とにかく幸せ過ぎて丁寧に丁寧に味わっていたら、アルロード様がなんだか照れくさそうな笑顔を見せた。
なにその照れ顔、最高かよ……!
「君のためにと思って選んだものを喜んで貰えるというのは、思っていたよりもずっと嬉しいものなんだね」
「……………!!!!」
心臓を打ち抜かれたかと思った。
この素晴らしいお茶とタルトレットを、オレのためにわざわざ選んでくれたというのか。
しかもオレが喜んでくれたことが嬉しい、なんて……オレの推し、心が綺麗すぎて泣ける。
感動に打ち震えながらも表面上は普通の顔を心がけ、なんてことない雑談をしながらお茶とスイーツを堪能するだけで精一杯だ。
きっとオレの今日のこの素晴らしい日を忘れることはないだろう……!
心のアルバムのトップページに今日の思い出を飾るんだ! と内心意気込んでアルロード様を見つめていたら、なんだかいつもよりも瞬きや目を逸らす頻度が多いことに気がついた。
あれ? オレ浮かれてたけど、もしかしてアルロード様、オレに言いたいことがあるのかな。
そう思いついたら絶対そうだって気がしてくる。
いつも話す時にはドルフも一緒なことが多いのに、オレだけ自宅に招かれたんだからそりゃそうだ。つまり、学園やドルフの前じゃ聞きにくいことがあるってことだろう。
うわ、超緊張してきた。
でも何か聞きたい事があるとはいえ、公爵家の子息であるアルロード様がこんなにも気を遣ってくれてるんだ。オレが話せることならなんでも誠心誠意答えたい。
目を逸らしていたアルロード様がオレをチラッと見てきたから、オレは覚悟を決めて、促すように小首を傾げた。
「その……ルキノ、実はちょっと気になっていることがあるんだ」
やっぱり。
内心ドキリとしたけれど、平静を装って笑顔を作る。
「はい」
「立ち入ったことを聞くようで申し訳ないんだけれど、その、ルキノはオメガなんだよね?」
ああ、その事か、と納得した。確かにバース性の事は聞きにくいだろう。
そう言えば夜会の時にバース性の話が出たもんな。それに、よく考えたらお兄さんに呼ばれる前、アルロード様は何かオレに言いかけてたような気がする。

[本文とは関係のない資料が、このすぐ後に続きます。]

## Files before the change

### jampack_amd/csrc/ans_enc.hip

```cpp
#include <vector>

#include "ans_enc.hpp"
#include "chain_pool.hpp"

using namespace jpk;
using namespace jpk_enc;

namespace {

void enc_layout(Arena &a, const EncDims &d, EncBufs &b, int what, size_t sym_total = 0, size_t lane_total = 0)
{
    const size_t tiles = (size_t)d.nch * d.tpc;
    const size_t stride = d.chunk;
    const size_t nsym = sym_total ? sym_total : (size_t)d.nch * stride;
    const size_t nlane = lane_total ? lane_total : (size_t)d.nch * 4 * rans_lane_stride(stride);
    const EncBufs keep = b;
    if (what & LAY_RANK) memset(&b, 0, sizeof b); else b = keep;
    if (what & LAY_RANK) {
        b.tilecnt = a.get<uint32_t>(tiles * 256);
        b.lastpos = a.get<int32_t>(tiles * 256);
        b.freq = a.get<int32_t>((size_t)d.nch * 256);
        b.bstart = a.get<uint32_t>((size_t)d.nch * 256);
        b.ranks = a.get<uint8_t>((size_t)d.nch * stride + 64);
    }
    if (what & LAY_RLE) {
        b.lz = a.get<uint32_t>(tiles);
        b.ext = a.get<uint32_t>(tiles);
        b.tcount = a.get<uint32_t>(tiles);
        b.toff = a.get<uint32_t>(tiles);
        b.rlen = a.get<uint32_t>(d.nch + 1);
        b.rle = a.get<uint16_t>((size_t)d.nch * stride + 64);
    }
    if (what & LAY_MODEL) {
        b.dens = a.get<uint32_t>(d.nch + 64);
        b.cmap = a.get<uint32_t>(d.nch + 64);
        b.clscnt = a.get<uint32_t>(tiles * 8);
        b.clstotal = a.get<uint32_t>((size_t)d.nch * 8);
        b.ord = a.get<uint32_t>(nsym);
        b.qhist = a.get<uint32_t>((size_t)d.nch * 6 * NQ * QSTRIDE);
        b.qcdf = a.get<uint32_t>((size_t)d.nch * 6 * NQ * QSTRIDE);
        b.exph = a.get<uint16_t>(7 * nsym);
        b.mantad = a.get<uint32_t>(nsym);
        b.cls8 = a.get<uint8_t>(nsym + 64);
        b.clist = a.get<uint32_t>(2 * ((nsym + 3) & ~(size_t)3) + 64);
        const size_t segs = (size_t)d.nch * 9 * d.tpc;
        b.seg_flag = a.get<uint32_t>(segs);
        b.seg_lo = a.get<int32_t>(segs);
        b.seg_end = a.get<int32_t>(segs);
        b.seg_start = a.get<int32_t>(segs);
        b.seg_tab = a.get<uint16_t>(segs * 32);
        b.seg_miss = a.get<uint16_t>(segs);
        b.seg_reach = a.get<uint16_t>(segs);
        b.recs = a.get<uint4>(nlane + RANS_SLACK) + (a.planning ? 0 : RANS_SLACK);
        b.pairs = (what & LAY_PLAIN) ? a.get<uint32_t>((size_t)d.nch * stride * 2) : nullptr;
    }
    if (what & LAY_RANS) {
        b.x16 = a.get<uint16_t>(nlane + 64);
        b.emask = a.get<uint32_t>(nlane / 16 + 64);
        b.etsum = a.get<uint32_t>((size_t)d.nch * emit_tiles_per_chunk(stride));
        b.fstate = a.get<uint32_t>((size_t)d.nch * 4);
        b.csize = a.get<uint32_t>(d.nch);
        b.stamp = a.get<uint64_t>(2 * (size_t)d.nch);
        b.hdr = a.get<uint8_t>((size_t)d.nch * HDR_MAX);
        b.hsize = a.get<uint32_t>(d.nch);
// ... 109 lines not shown
        Arena rest(ctx, true);
        EncBufs dummy = b;
        enc_layout(rest, d, dummy, LAY_MODEL | LAY_RANS, sym_total ? sym_total : 256, lane_total ? lane_total : 512);
        if (ctx->arena_off + rest.need > ctx->arena_cap) {
            if (attempt) return JPK_E_ALLOC;
            JPK_TRY(jpk_arena_ensure(ctx, ctx->arena_off + rest.need));
            continue;
        }
        enc_layout(real, d, b, LAY_MODEL | LAY_RANS, sym_total ? sym_total : 256, lane_total ? lane_total : 512);
        d.sbase = sbase; d.lbase = lbase;
        break;
    }
    return JPK_OK;
}

int enc_launch_groups(jpk_ctx *ctx, int inflight_n, uint32_t nch)
{
    int ngroups = jpk_enc_groups_for(inflight_n, nch);
    static const long groups_env = jpk_env_long("JPK_ENC_GROUPS", 0);
    if (groups_env >= 1 && groups_env <= jpk_ctx::ENC_GROUPS && (uint32_t)groups_env <= nch) ngroups = groups_env;
    for (int g = 0; g + 1 < ngroups; g++)
        if (!ctx->aux[g] && hipStreamCreateWithFlags(&ctx->aux[g], hipStreamNonBlocking) != hipSuccess) { ctx->aux[g] = nullptr; ngroups = g + 1; break; }
    return ngroups;
}

int enc_graded_groups(jpk_ctx *ctx, const uint8_t *d_in, const EncDims &d, EncBufs &b, int ngroups)
{
    hipStream_t st = ctx->stream;
    JPK_HIP(hipMemsetAsync(b.dens, 0, (size_t)d.nch * 4, st));
    JPK_LAUNCH(ctx, PROF_ENC_HIST, d.len, k_density, dim3((d.chunk + ATILE * 4 - 1) / (ATILE * 4), d.nch), dim3(TB), d_in, d, b.dens);
    JPK_LAUNCH(ctx, PROF_ENC_HIST, 0, k_order, dim3(1), dim3(256), d, b.dens, b.cmap);
    JPK_HIP(hipEventRecord(ctx->ev_pre[0], st));
    uint32_t gsz[jpk_ctx::ENC_GROUPS];
    {
        uint32_t left = d.nch;
        for (int g = 0; g < ngroups; g++) {
            uint32_t n = (g + 1 == ngroups) ? left : d.nch >> (ngroups - g);
            if (n < 2) n = 2;
            if (n > left) n = left;
            gsz[g] = n;
            left -= n;
        }
    }
    uint32_t off = 0;
// ... 38 lines not shown
        JPK_TRY(rc);
        JPK_HIP(hipGetLastError());
        JPK_HIP(hipEventRecord(ctx->ev_done[0], lease.stream));
        JPK_HIP(hipEventSynchronize(ctx->ev_done[0]));
        lease.done();
    } else {
        JPK_TRY(run_chain(ctx, d, b));
    }
    JPK_TRY(run_emit_counts(ctx, d, b));
    return JPK_OK;
}

int encode_core(jpk_ctx *ctx, const uint8_t *d_in, EncDims &d, EncBufs &b, int inflight_n, const GroupTabs *gt = nullptr)
{
    JPK_TRY(enc_front(ctx, d_in, d, b, gt));
    JPK_HIP(hipMemsetAsync(b.qhist, 0, (size_t)d.nch * 6 * NQ * QSTRIDE * 4, ctx->stream));
    const int ngroups = enc_launch_groups(ctx, inflight_n, d.nch);
    if (ngroups >= 2) JPK_TRY(enc_graded_groups(ctx, d_in, d, b, ngroups));
    else JPK_TRY(enc_single_group(ctx, d, b));
    return run_offsets(ctx, d, b);
}
}

size_t jpk_ans_encode_arena_bytes(uint32_t len)
{
    if (len == 0) return 0;
    const EncDims d = make_dims(len, ANS_CHUNK);
    return enc_plan_bytes(d, 0, ENC_PLAN_SYM_256);
}
size_t jpk_ans_encode_arena_bytes_worst(uint32_t len)
{
// ... 130 lines not shown
}

int jpk_model_pairs_device(jpk_ctx *ctx, const uint16_t *d_rle, int32_t rlen, uint32_t *d_pairs)
{
    if (rlen == 0) return JPK_OK;
    const EncDims d = make_dims((uint32_t)rlen, (uint32_t)rlen);
    EncBufs b;
    Arena plan(ctx, true);
    enc_layout(plan, d, b, LAY_RLE | LAY_MODEL | LAY_PLAIN);
    JPK_TRY(jpk_arena_ensure(ctx, plan.need));
    Arena real(ctx, false);
    enc_layout(real, d, b, LAY_RLE | LAY_MODEL | LAY_PLAIN);
    uint32_t n = (uint32_t)rlen;
    JPK_HIP(hipMemcpyAsync(b.rlen, &n, 4, hipMemcpyHostToDevice, ctx->stream));
    JPK_HIP(hipStreamSynchronize(ctx->stream));
    JPK_HIP(hipMemsetAsync(b.qhist, 0, (size_t)d.nch * 6 * NQ * QSTRIDE * 4, ctx->stream));
    JPK_TRY(run_model(ctx, d_rle, b.rlen, d, b));
    JPK_TRY(run_pairs(ctx, d_rle, b.rlen, d, b));
    JPK_HIP(hipMemcpyAsync(d_pairs, b.pairs, (size_t)rlen * 8, hipMemcpyDeviceToDevice, ctx->stream));
    JPK_HIP(hipStreamSynchronize(ctx->stream));
    return JPK_OK;
}
```

### jampack_amd/csrc/ans_enc.hpp

```cpp
#pragma once
#include "ans_common.hpp"
#include "common.hpp"

namespace jpk_enc {
using namespace jpk;

constexpr int TB = 256;

struct EncDims {
    uint32_t len;
    uint32_t chunk;
    uint32_t nch;
    uint32_t tpc;
    uint32_t ncl;
    const uint32_t *cmap;
    const uint32_t *clen;
    const uint32_t *cblk;
    uint8_t *const *bout;
    const uint32_t *sbase;
    const uint32_t *lbase;
};
__device__ __forceinline__ uint32_t chunk_of(const EncDims &d, uint32_t i) { return d.cmap ? d.cmap[i] : i; }
__device__ __forceinline__ size_t sym_stride(const EncDims &d, uint32_t c, size_t rle_stride) { return d.sbase ? (size_t)(d.sbase[c + 1] - d.sbase[c]) : rle_stride; }
__device__ __forceinline__ size_t sym_base(const EncDims &d, uint32_t c, size_t rle_stride) { return d.sbase ? (size_t)d.sbase[c] : (size_t)c * rle_stride; }
// ... 5 lines not shown
    return left < d.chunk ? (uint32_t)left : d.chunk;
}

__host__ __device__ __forceinline__ size_t rans_lane_stride(size_t rle_stride) { return (rle_stride / 2 + 384) & ~(size_t)127; }
__device__ __forceinline__ size_t lane_stride_of(const EncDims &d, uint32_t c, size_t rle_stride) { return rans_lane_stride(sym_stride(d, c, rle_stride)); }
__device__ __forceinline__ size_t lane_base(const EncDims &d, uint32_t c, size_t rle_stride) { return d.lbase ? (size_t)d.lbase[c] : (size_t)c * 4 * rans_lane_stride(rle_stride); }

constexpr int RANS_RING = 16;
constexpr int RANS_SLACK = 16 * RANS_RING;
constexpr int ETILE = 4096;
constexpr int HDR_MAX = 259 * 5 + 1;
inline uint32_t emit_tiles_per_chunk(size_t stride) { return (uint32_t)((2 * stride + ETILE - 1) / ETILE); }
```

オレにとっては嬉しい話題じゃないけど、だからこそ真摯に答える必要があるんだろう。
思わず苦笑が漏れた。
「そうですね、残念ながらオメガです」
オレの言葉に、アルロード様が悲しそうに眉を下げる。
その顔を見てハッとした。
しまった、卑屈に聞こえてしまっただろうか。そんな顔をさせたいわけじゃないのに。
「あ、あのオレ」
「すまない、こんな事を聞くべきじゃないとは思ったんだ。でも、考えれば考えるほどどうしても心配になってしまって……できることならば正直に答えて欲しい」
「は、はい」
あまりにも真剣な顔でそう言われて、思わず生唾を飲む。
「ルキノ、君は自分がオメガだという事に馴染めないと言っていたね」
オレが頷くのを確認してから、アルロード様は言葉を継いだ。
「それなのに……君の言った通り、御父君は結婚相手を精力的に探しているようだ。しかも既に妻を持っている御仁を優先的にあたっていると聞いて……まだ気持ちも固まらないうちに性急に事が進むと、ルキノは辛くないのか?」
そう問われて、オレは咄嗟に声が出なかった。
アルロード様に問われたら、何でも誠実に答えようと思っていたのに、この質問はオレにとって即答できるほど簡単なものじゃなかった。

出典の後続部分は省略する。